Product Name

Bridge I-Beam (Bridge I-Section / Bridge Girders)

Introduction

Bridge I-Beams are primary load-carrying steel members engineered specifically for bridge structures - ranging from short-span rolled I-sections to large plate-girders and welded I-type superstructures. Designed for high bending moments, shear, fatigue and dynamic wheel/traffic loads, Bridge I-Beams are supplied as rolled profiles where available and economical, or as fabricated (welded) plate girders, tapered girders and cellular/castellated beams when greater capacity, service openings or long spans are required.

Typical Types

Rolled I / Wide-flange (W / IPE / HEA / HEB) - economical for short to medium spans.

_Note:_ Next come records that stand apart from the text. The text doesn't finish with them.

__device__ __forceinline__ float f_down(double x) { return nextafterf(__double2float_rd(x), -__builtin_huge_valf()); }
__device__ __forceinline__ float f_up(double x) { return nextafterf(__double2float_ru(x), __builtin_huge_valf()); }
__device__ __forceinline__ float half_area(const float* lo, const float* hi) {
    const float dx = hi[0] - lo[0], dy = hi[1] - lo[1], dz = hi[2] - lo[2];
    return dx * dy + dy * dz + dz * dx;
}

struct DBox { double lo[3], hi[3]; };

__device__ DBox prim_box(const BuildSceneIn& in, uint32_t type, uint32_t idx);
__device__ DBox apply_op_box(const zr_xform_op& op, const DBox& b) {
    DBox o;
    if (op.kind == ZR_OP_TRANSLATE) { for (int k = 0; k < 3; k++) { o.lo[k] = b.lo[k] + op.a[k]; o.hi[k] = b.hi[k] + op.a[k]; } return o; }
    if (op.kind == ZR_OP_SCALE) {
        for (int k = 0; k < 3; k++) { const double a0 = b.lo[k] * op.a[k], a1 = b.hi[k] * op.a[k]; o.lo[k] = fmin(a0, a1); o.hi[k] = fmax(a0, a1); }
        return o;
    }
    if (op.kind == ZR_OP_MATERIAL) return b;
    const double sn = op.a[0], co = op.a[1];
    const int ia = op.kind == ZR_OP_ROTATE_X ? 1 : 0, ib = op.kind == ZR_OP_ROTATE_Z ? 1 : 2, ic = 3 - ia - ib;
    const double a0 = ia == 0 ? b.lo[0] : b.lo[1], a1 = ia == 0 ? b.hi[0] : b.hi[1];
// ... 367 lines not shown
        for (int k = 0; k < nk; k++) { lo[k] = bn[kids[k]].lo[ax]; hi[k] = bn[kids[k]].hi[ax]; }
        if (!quant_axis(lo, hi, nk, nq.origin[ax], nq.scale[ax], ql[ax], qh[ax])) return false;
        for (int k = 0; k < nk; k++) { nq.q[ax] |= ql[ax][k] << (8 * k); nq.q[3 + ax] |= qh[ax][k] << (8 * k); }
    }
    worst = 1;
    for (int k = 0; k < nk; k++) {
        double d[3];
        for (int ax = 0; ax < 3; ax++) d[ax] = plane_val(nq.origin[ax], nq.scale[ax], (int)qh[ax][k]) - plane_val(nq.origin[ax], nq.scale[ax], (int)ql[ax][k]);
        const double aq = d[0] * d[1] + d[1] * d[2] + d[2] * d[0];
        const BNode b = bn[kids[k]];
        const double at = (double)half_area(b.lo, b.hi);
        const float rr = at > 0 ? (float)(aq / at) : (aq > 0 ? 3.0e38f : 1.0f);
        if (!(rr <= worst)) worst = rr;
    }
    return true;
}

struct PlanOut {
    uint32_t counter;
    uint32_t quant_fail;
    uint32_t quad_depth;
    uint32_t kept_closed;
    uint32_t root_demand;
    uint32_t pad_[3];
    NodeF root;
};

__device__ __forceinline__ uint32_t leaf_ref(const uint32_t* __restrict__ nmeta, const uint32_t* __restrict__ ncount, const uint32_t* __restrict__ leaf_pos, uint32_t node) {
    return ZR_REF_LEAF | ((nmeta[node] & M_KIND) << 28) | ((ncount[node] - 1u) << 24) | leaf_pos[node];
}

__global__ __launch_bounds__(256) void k_plan(const BNode* __restrict__ bn, const uint32_t* __restrict__ nmeta, const uint32_t* __restrict__ ncount,
                                              const uint32_t* __restrict__ leaf_pos, uint32_t node_lo, uint32_t node_hi, uint32_t root, int root_in_array, float open_ratio,
                                              const zr_object* __restrict__ objs, const uint32_t* __restrict__ run_demand,
                                              uint32_t* __restrict__ qroot, uint32_t* __restrict__ qlevel, uint32_t* __restrict__ qinst, NodeQ* __restrict__ quads,
                                              PlanOut* __restrict__ po) {
    const uint32_t id = node_lo + blockIdx.x * 256 + threadIdx.x;
    if (id >= node_hi) return;
    const bool is_root = id == root;
    const bool fp32_root = is_root && !root_in_array;
    const uint32_t me = qroot[id];
    if (!fp32_root && me == NONE) return;
    uint32_t kids[4]; int nk = 0;
    NodeQ nq;
    for (int ax = 0; ax < 3; ax++) { nq.origin[ax] = 0; nq.scale[ax] = 1; }
    for (int k = 0; k < 6; k++) nq.q[k] = 0;
    float worst = 1;
    if (nmeta[id] & M_LEAF) {
        kids[nk++] = id;
        if (!fp32_root && !quantise(bn, kids, nk, nq, worst)) atomicExch(&po->quant_fail, 1u);
    } else {
        const BNode b = bn[id];
        kids[0] = b.left; kids[1] = b.right; nk = 2;
        if (!fp32_root && !quantise(bn, kids, nk, nq, worst)) atomicExch(&po->quant_fail, 1u);
        while (nk < 4) {
            int best = -1; float ba = -1;
            for (int k = 0; k < nk; k++) {
                if (nmeta[kids[k]] & M_LEAF) continue;
                const BNode c = bn[kids[k]];
                const float ar = half_area(c.lo, c.hi);
                if (ar > ba) { ba = ar; best = k; }
            }
            if (best < 0) break;
            uint32_t trial[4];
            for (int k = 0; k < nk; k++) trial[k] = kids[k];
            const BNode ob = bn[kids[best]];
            trial[best] = ob.left; trial[nk] = ob.right;
            if (!fp32_root) {
                NodeQ tq = nq; float w = 1;
                if (!quantise(bn, trial, nk + 1, tq, w)) { atomicExch(&po->quant_fail, 1u); break; }
                if (w > open_ratio && w > worst) { atomicAdd(&po->kept_closed, 1u); break; }
                nq = tq; worst = w;
            }
            for (int k = 0; k <= nk; k++) kids[k] = trial[k];
            nk++;
        }
    }
    int n_inner = 0;
    for (int k = 0; k < nk; k++) if (!(nmeta[kids[k]] & M_LEAF)) n_inner++;
    uint32_t next = n_inner ? atomicAdd(&po->counter, (uint32_t)n_inner) : 0u;
    const uint32_t my_level = fp32_root ? 0u : qlevel[me];
    uint32_t refs[4] = {ZR_REF_EMPTY, ZR_REF_EMPTY, ZR_REF_EMPTY, ZR_REF_EMPTY};
    uint32_t inst_demand = 0;
    for (int k = 0; k < nk; k++) {
        const uint32_t c = kids[k];
        if (nmeta[c] & M_LEAF) {
            refs[k] = leaf_ref(nmeta, ncount, leaf_pos, c);
            if ((nmeta[c] & M_KIND) == ZR_KIND_INSTANCE && run_demand && objs) {
                uint32_t q = c;
                while (bn[q].right != NONE) q = bn[q].left;
                const uint32_t g = objs[bn[q].left].index;
                const uint32_t d = 1u + run_demand[g];
                if (d > inst_demand) inst_demand = d;
            }
        } else { refs[k] = next; qroot[c] = next; qlevel[next] = my_level + 1u; next++; }
    }
    if (n_inner) atomicMax(&po->quad_depth, my_level + 1u);
    if (fp32_root) {
        NodeF rf;
// ... 212 lines not shown
}
__global__ __launch_bounds__(256) void k_fill_u32(uint32_t* __restrict__ a, size_t n, uint32_t v) {
    const size_t i = (size_t)blockIdx.x * 256 + threadIdx.x;
    if (i < n) a[i] = v;
}

inline dim3 grid_for(size_t n) { return dim3((unsigned)((n + 255) / 256)); }
double now_s() { return std::chrono::duration<double>(std::chrono::steady_clock::now().time_since_epoch()).count(); }

}

DeviceBuilder::~DeviceBuilder() {
    if (arena_) (void)hipFree(arena_);
    for (void* p : keep_) (void)hipFree(p);
}
void* DeviceBuilder::alloc_keep(size_t bytes) {
    void* p = nullptr;
    if (hipMalloc(&p, bytes < 64 ? 64 : bytes) != hipSuccess) { (void)hipGetLastError(); return nullptr; }
    keep_.push_back(p);
    return p;
}
size_t DeviceBuilder::scratch_bytes(uint32_t n) {
    const size_t N = 2 * (size_t)n + 2;
    return (size_t)n * (32 + 16 + 8 + 64 + 4 + 1 + 4 + 1 + 4 + 4 + 4 + 4 + 4 + 4 + 8) + N * (32 + 4 + 4 + 4 + 4 + 4 + 4) + (size_t)n * 24 + (64u << 20);
}
hipError_t DeviceBuilder::reserve(size_t bytes) {
    if (bytes <= arena_bytes_) return hipSuccess;
    if (arena_) { (void)hipStreamSynchronize(st_); (void)hipFree(arena_); arena_ = nullptr; arena_bytes_ = 0; }
    hipError_t e = hipMalloc((void**)&arena_, bytes);
    if (e != hipSuccess) { (void)hipGetLastError(); err_ = "out of device memory for the build's scratch"; return e; }
    arena_bytes_ = bytes;
    return hipSuccess;
}

hipError_t DeviceBuilder::build(const BuildSceneIn& in, const zr_object* d_objects, const uint8_t* d_code, uint32_t first_triangle, uint32_t n,
                                const BuildParams& bp, bool root_in_array, const BuildPrimOut& out, const uint32_t* d_run_demand, uint32_t depth_limit,
                                bool stats, BuiltTree& t) {
    hipError_t e;
    err_ = ""; use_host_ = false;
    if (n == 0) { err_ = "empty tree"; use_host_ = true; return hipErrorInvalidValue; }
    Params prm;
    prm.ct = bp.ct; prm.max_leaf = bp.max_leaf < 1 ? 1 : (bp.max_leaf > 16 ? 16 : bp.max_leaf); prm.open_ratio = bp.open_ratio;
    prm.radius = bp.radius < 1 ? 1 : (bp.radius > MAX_R ? MAX_R : bp.radius);
    for (int k = 0; k < 8; k++) { prm.ck[k] = bp.ck[k]; prm.cap[k] = bp.leaf_cap[k]; }
    const size_t N = 2 * (size_t)n;
    const uint32_t nb_max = (n + 255) / 256;
    PBox* pbox; uint64_t *keys_a, *keys_b; uint32_t *vals_a, *vals_b; Cl *cl_a, *cl_b; BNode* bn;
    uint32_t *parent, *ncount, *nmeta, *leaf_pos, *qroot, *nn, *blk_keep, *blk_new, *keep_off, *new_off, *dfs_obj, *rank, *scanned, *qlevel, *qinst, *qdem, *compound, *state;
    float* ncost; uint8_t *act, *dfs_kind; PlanOut* po; void* tmp; size_t tmp_bytes = 0;
    uint32_t *qinst_plan, *qmap, *qscan; NodeQ* quads_plan;
    auto layout = [&](unsigned char* base) -> size_t {
        unsigned char* at = base;
        auto take = [&](size_t bytes) { void* p = at; at += (bytes + 255) / 256 * 256; return p; };
        pbox = (PBox*)take((size_t)n * sizeof(PBox));
        keys_a = (uint64_t*)take((size_t)n * 8); keys_b = (uint64_t*)take((size_t)n * 8);
        vals_a = (uint32_t*)take((size_t)n * 4); vals_b = (uint32_t*)take((size_t)n * 4);
        cl_a = (Cl*)take((size_t)n * sizeof(Cl)); cl_b = (Cl*)take((size_t)n * sizeof(Cl));
        bn = (BNode*)take(N * sizeof(BNode));
        parent = (uint32_t*)take(N * 4); ncount = (uint32_t*)take(N * 4); nmeta = (uint32_t*)take(N * 4);
        ncost = (float*)take(N * 4);
        leaf_pos = (uint32_t*)take(N * 4); qroot = (uint32_t*)take(N * 4);
        nn = (uint32_t*)take((size_t)n * 4); act = (uint8_t*)take(n);
        blk_keep = (uint32_t*)take((size_t)nb_max * 4); blk_new = (uint32_t*)take((size_t)nb_max * 4);
        keep_off = (uint32_t*)take((size_t)nb_max * 4); new_off = (uint32_t*)take((size_t)nb_max * 4);
        dfs_obj = (uint32_t*)take((size_t)n * 4); dfs_kind = (uint8_t*)take(n);
        rank = (uint32_t*)take((size_t)n * 4); scanned = (uint32_t*)take((size_t)n * 4);
        qlevel = (uint32_t*)take((size_t)n * 4); qinst = (uint32_t*)take((size_t)n * 4); qdem = (uint32_t*)take((size_t)n * 4);
        qinst_plan = (uint32_t*)take((size_t)n * 4); qmap = (uint32_t*)take((size_t)n * 4); qscan = (uint32_t*)take(N * 4);
        quads_plan = (NodeQ*)take((size_t)n * sizeof(NodeQ));
        compound = (uint32_t*)take((size_t)n * 8);
        state = (uint32_t*)take(256);
        po = (PlanOut*)take(sizeof(PlanOut));
        if (tmp_bytes == 0) {
            size_t a = 0, b = 0, c = 0;
            (void)rocprim::radix_sort_pairs(nullptr, a, keys_a, keys_b, vals_a, vals_b, (size_t)n, 0, 63, st_);
            (void)rocprim::exclusive_scan(nullptr, b, rocprim::make_transform_iterator(dfs_kind, IsKind{0}), scanned, 0u, (size_t)n, rocprim::plus<uint32_t>(), st_);
            (void)rocprim::exclusive_scan(nullptr, c, rocprim::make_transform_iterator(rocprim::make_counting_iterator<uint32_t>(0u), InnerFlag{nmeta, 0}), scanned, 0u,
                                          (size_t)n, rocprim::plus<uint32_t>(), st_);
            size_t d = 0;
            (void)rocprim::exclusive_scan(nullptr, d, rocprim::make_transform_iterator(rocprim::make_counting_iterator<uint32_t>(0u), QRootFlag{qroot, 0}), qscan, 0u, N,
                                          rocprim::plus<uint32_t>(), st_);
            if (d > c) c = d;
            tmp_bytes = (a > b ? (a > c ? a : c) : (b > c ? b : c)) + 4096;
        }
        tmp = take(tmp_bytes);
        return (size_t)(at - base);
    };
    const size_t need = layout(nullptr);
    if ((e = reserve(need)) != hipSuccess) return e;
    (void)layout(arena_);
    double t0 = now_s();
    auto lap = [&](int k) { if (stats) { (void)hipStreamSynchronize(st_); const double t1 = now_s(); t.ms[k] += (t1 - t0) * 1e3; t0 = t1; } };
// ... 118 lines not shown
    const uint32_t quad_cap = n;
    NodeQ* quads = (NodeQ*)alloc_keep((size_t)quad_cap * sizeof(NodeQ));
    NodePair* pairs = (NodePair*)alloc_keep((size_t)n * sizeof(NodePair));
    if (!quads || !pairs) { err_ = "out of device memory for the tree's records"; return hipErrorOutOfMemory; }
    hipLaunchKernelGGL(k_fill_u32, grid_for(N), dim3(256), 0, st_, qroot, N, NONE);
    PlanOut h_po_in; std::memset(&h_po_in, 0, sizeof h_po_in);
    h_po_in.counter = root_in_array ? 1u : 0u;
    if ((e = hipMemcpyAsync(po, &h_po_in, sizeof h_po_in, hipMemcpyHostToDevice, st_)) != hipSuccess) return e;
    if ((e = hipMemsetAsync(qinst_plan, 0, (size_t)n * 4, st_)) != hipSuccess) return e;
    if ((e = hipMemsetAsync(qinst, 0, (size_t)n * 4, st_)) != hipSuccess) return e;
    if ((e = hipMemsetAsync(qdem, 0, (size_t)n * 4, st_)) != hipSuccess) return e;
    auto renumber = [&]() -> hipError_t {
        auto flags = rocprim::make_transform_iterator(rocprim::make_counting_iterator<uint32_t>(0u), QRootFlag{qroot, root});
        hipError_t er = rocprim::exclusive_scan(tmp, tmp_bytes, flags, qscan, 0u, (size_t)n_nodes, rocprim::plus<uint32_t>(), st_);
        if (er != hipSuccess) { err_ = "scan failed"; return er; }
        hipLaunchKernelGGL(k_qmap, grid_for(n_nodes), dim3(256), 0, st_, qroot, qscan, n_nodes, qmap);
        hipLaunchKernelGGL(k_qpermute, grid_for(quad_cap), dim3(256), 0, st_, quads_plan, quads, qinst_plan, qinst, qmap, quad_cap, po);
        return hipSuccess;
    };
    if (root_in_array) {
        if ((e = hipMemsetAsync(qroot + root, 0, 4, st_)) != hipSuccess) return e;
        if ((e = hipMemsetAsync(qlevel, 0, 4, st_)) != hipSuccess) return e;
    }
    if (n == 1) {
        hipLaunchKernelGGL(k_plan, dim3(1), dim3(256), 0, st_, bn, nmeta, ncount, leaf_pos, root, root + 1, root, root_in_array ? 1 : 0, prm.open_ratio, d_objects, d_run_demand,
                           qroot, qlevel, qinst_plan, quads_plan, po);
        if ((e = renumber()) != hipSuccess) return e;
        hipLaunchKernelGGL(k_demand, dim3(1), dim3(256), 0, st_, qroot, root, root + 1, root, root_in_array ? 1 : 0, quads, qinst, qdem, po);
    } else {
        for (size_t b = batch_start.size() - 1; b-- > 0;) {
            const uint32_t lo = batch_start[b], hi = batch_start[b + 1];
            hipLaunchKernelGGL(k_plan, grid_for(hi - lo), dim3(256), 0, st_, bn, nmeta, ncount, leaf_pos, lo, hi, root, root_in_array ? 1 : 0, prm.open_ratio, d_objects,
                               d_run_demand, qroot, qlevel, qinst_plan, quads_plan, po);
        }
        if ((e = renumber()) != hipSuccess) return e;
        for (size_t b = 0; b + 1 < batch_start.size(); b++) {
            const uint32_t lo = batch_start[b], hi = batch_start[b + 1];
            hipLaunchKernelGGL(k_demand, grid_for(hi - lo), dim3(256), 0, st_, qroot, lo, hi, root, root_in_array ? 1 : 0, quads, qinst, qdem, po);
        }
    }
    lap(4);
    uint32_t n_pairs = 1;
    if (n >= 2) {
        uint32_t h_root_meta = 0;
        if ((e = hipMemcpyAsync(&h_root_meta, nmeta + root, 4, hipMemcpyDeviceToHost, st_)) != hipSuccess) return e;
        if ((e = hipStreamSynchronize(st_)) != hipSuccess) return e;
        if (h_root_meta & M_LEAF) hipLaunchKernelGGL(k_pair_leaf_root, dim3(1), dim3(1), 0, st_, bn, nmeta, ncount, leaf_pos, root, pairs);
        else {
            auto flags = rocprim::make_transform_iterator(rocprim::make_counting_iterator<uint32_t>(0u), InnerFlag{nmeta, root});
            uint32_t* prank = scanned;
            if ((e = rocprim::exclusive_scan(tmp, tmp_bytes, flags, prank, 0u, (size_t)(n - 1), rocprim::plus<uint32_t>(), st_)) != hipSuccess) { err_ = "scan failed"; return e; }
            hipLaunchKernelGGL(k_pairs, grid_for(n - 1), dim3(256), 0, st_, bn, nmeta, ncount, leaf_pos, prank, n, pairs);
            uint32_t last = 0, last_meta = 0;
            if ((e = hipMemcpyAsync(&last, prank + (n - 2), 4, hipMemcpyDeviceToHost, st_)) != hipSuccess) return e;
            if ((e = hipMemcpyAsync(&last_meta, nmeta + n, 4, hipMemcpyDeviceToHost, st_)) != hipSuccess) return e;
            if ((e = hipStreamSynchronize(st_)) != hipSuccess) return e;
            n_pairs = last + ((last_meta & M_LEAF) ? 0u : 1u);
        }
    } else hipLaunchKernelGGL(k_pair_leaf_root, dim3(1), dim3(1), 0, st_, bn, nmeta, ncount, leaf_pos, root, pairs);
    lap(5);
    if ((e = hipMemsetAsync(state + 20, 0, 4, st_)) != hipSuccess) return e;
    hipLaunchKernelGGL(k_emit, grid_for(n), dim3(256), 0, st_, in, d_objects, d_code, first_triangle, n, dfs_obj, dfs_kind, rank, out, compound, state + 20);
    uint32_t n_compound = 0;
    BNode h_root;
    PlanOut h_po;
    if ((e = hipMemcpyAsync(&h_po, po, sizeof h_po, hipMemcpyDeviceToHost, st_)) != hipSuccess) return e;
    if ((e = hipMemcpyAsync(&n_compound, state + 20, 4, hipMemcpyDeviceToHost, st_)) != hipSuccess) return e;
    if ((e = hipMemcpyAsync(&h_root, bn + root, sizeof h_root, hipMemcpyDeviceToHost, st_)) != hipSuccess) return e;
    if ((e = hipStreamSynchronize(st_)) != hipSuccess) return e;
    t.compound.resize((size_t)n_compound * 2);
    if (n_compound && (e = hipMemcpy(t.compound.data(), compound, (size_t)n_compound * 8, hipMemcpyDeviceToHost)) != hipSuccess) return e;
    lap(6);
    t.pairs = pairs; t.n_pairs = n_pairs; t.quads = quads; t.n_quads = h_po.counter;
    t.root = h_po.root; t.quad_depth = h_po.quad_depth; t.demand = h_po.root_demand; t.quant_ok = h_po.quant_fail == 0;
    for (int k = 0; k < 3; k++) { t.box[k] = h_root.lo[k]; t.box[3 + k] = h_root.hi[k]; }
    if ((e = hipGetLastError()) != hipSuccess) { err_ = "a build kernel failed to launch"; return e; }
    return hipSuccess;
}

Welded/Plate I-girders - flange + web plates welded to create deep girders for medium-to-long spans.

Tapered plate girders - web or flange tapering to optimize material use along span.

Cellular / Castellated beams - lighter weight with integrated openings for services and reduced self-weight.

Composite steel-concrete I-beams - steel girder acting as permanent formwork and composite action with deck slab.

Typical Materials & Grades

Structural carbon & low-alloy steels: S355 / S420 / S460 (EN), A572 Gr.50 / A709 (ASTM/AASHTO) for bridge use.

Marine/offshore or heavy-duty: AH36 / DH36 / EH36 or specified HSLA grades.

Optional corrosion-resistant alloys or duplex stainless steels for extreme environments.

Typical Dimensions & Ranges

Depth (h): 300 mm → 3,000+ mm (project dependent; plate girders commonly 800–2,500 mm).

Flange widths (b): 150 mm → 1,200 mm.

Web thickness (tw): 8 mm → 60+ mm.

Flange thickness (tf): 10 mm → 150 mm.

Mass per metre: ~50 kg/m (small rolled) to several hundred kg/m (large plate girders).

Standard/available lengths: factory lengths up to equipment limit (6–18 m typical); long spans delivered as spliced segments.

Design & Performance Features

High moment & shear capacity: flanges sized for bending, web for shear-stiffeners added where required.

Fatigue-resistant detailing: welded joint geometry, fillet controls and post-weld treatments to meet bridge fatigue classes.

Camber & pre-camber: factory camber provided to compensate predicted deflections under service loads.

Service openings & access: cellular/castellated patterns or web openings for utilities and drainage with local reinforcement.

Composite action capability: shear studs and deck interface prepared for composite concrete slabs to increase stiffness and reduce steel tonnage.

Corrosion protection: hot-dip galvanizing, zinc thermal spray, epoxy/alkyd primer + topcoat or duplex systems for harsh exposures.

Standards & Codes (typical references)

Eurocode: EN 1993 (Eurocode 3) and national annexes.

AASHTO / ASTM: AASHTO LRFD Bridge Design Specifications and ASTM/AASHTO material standards (e.g., A709).

Welding & QA: EN ISO 3834, AWS D1.1 / EN ISO 5817 welding criteria, project specifications.
(Use project / country standard as contract reference.)

Fabrication & Value-Added Options

Plate cutting & profiling: CNC plasma/laser for precise splice & web openings.

Welding: SAW / MIG / MAG robotic lines for consistent seams; WPS/PQR controlled procedures.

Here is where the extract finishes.